Sen. Patrick Leahy has introduced a bill affecting the Internet that could have a “dangerous impact on freedom of speech,” according to the Electronic Frontier Foundation.
The Combating Online Infringement and Counterfeits Act (COICA) introduced by the Vermont Democrat, chairman of the Senate Judiciary Committee, requires Internet Service Providers, Domain Name System providers, and others to block Internet users from reaching certain websites.
The legislation, which seeks to curb online piracy and the sale of counterfeit goods, would create two “blacklists.” The first is a list of all websites hit with a censorship court order from the Attorney General. The second is a list of domain names that the Department of Justice determines are “dedicated to infringing activities” that violate copyright laws.
COICA requires blocking for domains on the first list and “strongly suggests” that domains on the second list should be blocked as well by providing legal immunity for those who do block access to websites, according to the Electronic Frontier Foundation (EFF), a nonprofit civil liberties organization.

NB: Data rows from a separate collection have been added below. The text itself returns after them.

@@ -611,13 +627,14 @@
   const int ow_words = (ow + 31) >> 5;
   const int total = ctr[0];
   const uint32_t tile_saddr = (uint32_t)__cvta_generic_to_shared(tile);
+  int next = 0, pend_k = -1, pend[5];
+  if (tid == 0) s_item = atomicAdd(&ctr[1], 1);
   for (;;) {
-    __syncthreads();
-    if (tid == 0) s_item = atomicAdd(&ctr[1], 1);
-    if (tid < 5) s_red[tid] = 0;
     __syncthreads();
     const int item = s_item;
     if (item >= total) break;
+    if (tid == 0) next = atomicAdd(&ctr[1], 1);
+    if (tid < 5) s_red[tid] = 0;
     const Up2Item it = items[item];
     const int k = it.k;
     const UpMeta mt = meta[k];
@@ -646,11 +663,14 @@
       } else {
         for (int i = tid; i < n_lr; i += kUp2Threads) cp_async4(s_lr + i, lr + i);
       }
-      for (int i = tid; i < n_rows; i += kUp2Threads) cp_async16_ca(s_pky + i, t.pk_y + ya0 + i);
-      const float4* px = t.pk_x + (wA << 5);
-      for (int i = tid; i < (nw << 5); i += kUp2Threads) cp_async16_ca(s_pkx + i, px + i);
+      const int yb = ya0 & ~3, ny = n_rows + (ya0 & 3);
+      for (int i = tid; i < ((ny + 3) >> 2); i += kUp2Threads) cp_async16_ca(s_yspan + 4 * i, t.pky_span + yb + 4 * i);
+      for (int i = tid; i < ((ny + 1) >> 1); i += kUp2Threads) cp_async16_ca(s_yw + 2 * i, t.pky_w + yb + 2 * i);
+      for (int i = tid; i < (nw << 3); i += kUp2Threads) cp_async16_ca(s_xspan + 4 * i, t.pkx_span + (wA << 5) + 4 * i);
+      for (int i = tid; i < (nw << 4); i += kUp2Threads) cp_async16_ca(s_xw + 2 * i, t.pkx_w + (wA << 5) + 2 * i);
       if (tid <= ng) s_gstart[tid] = min(max(t.y_grp_start[gA + tid], mt.r0), mt.r1);
     }
+    if (tid == 0 && pend_k >= 0) up2_publish(pend_k, pend, scratch, area_full, box_full);
     cp_async_wait_all();
     __syncthreads();
     const int tap_stride = staged ? tstride : iw;
@@ -661,7 +681,7 @@
       my_ya = s_gstart[lane];
       my_nrows = s_gstart[lane + 1] - my_ya;
       if (my_nrows > 0) {
-        const int pky = __float_as_int(s_pky[my_ya - ya0].x);
+        const int pky = (int)s_yspan[my_ya - (ya0 & ~3)];
         my_ry0 = pky & 0xffff;
         my_rys = pky >> 16;
       }
@@ -679,7 +699,7 @@
       const int x0 = min(wi << 5, ow - 1);
       const int x1 = min(x0 + 31, ow - 1);
       const uint32_t valid = (x1 - x0 == 31) ? 0xffffffffu : ((1u << (x1 - x0 + 1)) - 1u);
-      const int p0 = __float_as_int(s_pkx[x0 - (wA << 5)].x), p1 = __float_as_int(s_pkx[x1 - (wA << 5)].x);
+      const int p0 = (int)s_xspan[x0 - (wA << 5)], p1 = (int)s_xspan[x1 - (wA << 5)];
       const int c0 = p0 & 0xffff;
       const int c1 = (p1 & 0xffff) + (p1 >> 16);
       const int cw0 = c0 >> 5;
@@ -741,34 +761,50 @@
     }
     __syncthreads();
     if (staged)
-      up2_evaluate<true>(warp, lane, n_list, s_list, s_grp, s_pkx, s_pky, s_out, src, tile_saddr, tap_stride, tap_c0);
+      up2_evaluate<true>(warp, lane, n_list, s_list, s_grp, s_xspan, s_xw, s_yw + (ya0 & 3), s_out, src, tile_saddr,
+                         tap_stride, tap_c0);
     else
-      up2_evaluate<false>(warp, lane, n_list, s_list, s_grp, s_pkx, s_pky, s_out, src, tile_saddr, tap_stride, tap_c0);
+      up2_evaluate<false>(warp, lane, n_list, s_list, s_grp, s_xspan, s_xw, s_yw + (ya0 & 3), s_out, src, tile_saddr,
+                          tap_stride, tap_c0);
     __syncthreads();
-    if (bits_t) {
-      uint32_t* dt = bits_t + (size_t)k * oh * ow_words;
-      for (int c = warp; c < nw; c += kWarps)
-        for (int row = lane; row < n_rows; row += 32)
-          dt[(uint32_t)((wA + c) * oh + ya0 + row)] = s_out[c * kUp2OutStride + row + (row >> 5)];
-    }
     {
-      uint32_t* dst = bits_full ? bits_full + (size_t)k * oh * ow_words : nullptr;
-      const int c = tid & (kUp2Cols - 1);
-      int area = 0, miny = kBig, maxy = -1;
-      uint32_t colbits = 0;
-      if (c < nw) {
-        for (int row = tid >> 3; row < n_rows; row += kUp2Threads / kUp2Cols) {
-          const uint32_t w = s_out[c * kUp2OutStride + row + (row >> 5)];
-          if (dst) dst[(uint32_t)((ya0 + row) * ow_words + wA + c)] = w;
-          area += __popc(w);
-          colbits |= w;
-          if (w) { miny = min(miny, ya0 + row); maxy = max(maxy, ya0 + row); }
-        }
-      }
-      int minx = kBig, maxx = -1;
-      if (colbits) {
-        minx = ((wA + c) << 5) + __ffs(colbits) - 1;
-        maxx = ((wA + c) << 5) + 31 - __clz(colbits);
+      int area = 0, minx = kBig, maxx = -1, miny = kBig, maxy = -1;
+      if (bits_t) {
+        uint32_t* dt = bits_t + (size_t)k * oh * ow_words;
+        for (int c = warp; c < nw; c += kWarps) {
+          uint32_t colbits = 0;
+          for (int row = lane; row < n_rows; row += 32) {
+            const uint32_t w = s_out[c * kUp2OutStride + row + (row >> 5)];
+            dt[(uint32_t)((wA + c) * oh + ya0 + row)] = w;
+            area += __popc(w);
+            colbits |= w;
+            if (w) { miny = min(miny, ya0 + row); maxy = max(maxy, ya0 + row); }
+          }
+          if (colbits) {
+            minx = min(minx, ((wA + c) << 5) + __ffs(colbits) - 1);
+            maxx = max(maxx, ((wA + c) << 5) + 31 - __clz(colbits));
+          }
+        }
+      }
+      if (bits_full) {
+        uint32_t* dst = bits_full + (size_t)k * oh * ow_words;
+        const int c = tid & (kUp2Cols - 1);
+        uint32_t colbits = 0;
+        if (c < nw) {
+          for (int row = tid >> 3; row < n_rows; row += kUp2Threads / kUp2Cols) {
+            const uint32_t w = s_out[c * kUp2OutStride + row + (row >> 5)];
+            dst[(uint32_t)((ya0 + row) * ow_words + wA + c)] = w;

“This is a censorship bill that runs roughshod over freedom of speech on the Internet” and could have a “dangerous impact on freedom of speech,” the EFF observes.
The Digital Millennium Copyright Act, passed in 1998, already gives copyright owners legal means to remove copyright violating material piece by piece. But COICA “vastly expands this. It would allow the Attorney General to shoot down a whole domain including all the blog posts, images, backups, and files underneath it,” the EFF reports.
“In other words, it’s not just possible but probable that a great deal of legitimate, protected speech will be taken down in the name of copyright enforcement.”
A hearing on the bill is scheduled this week before the Judiciary Committee.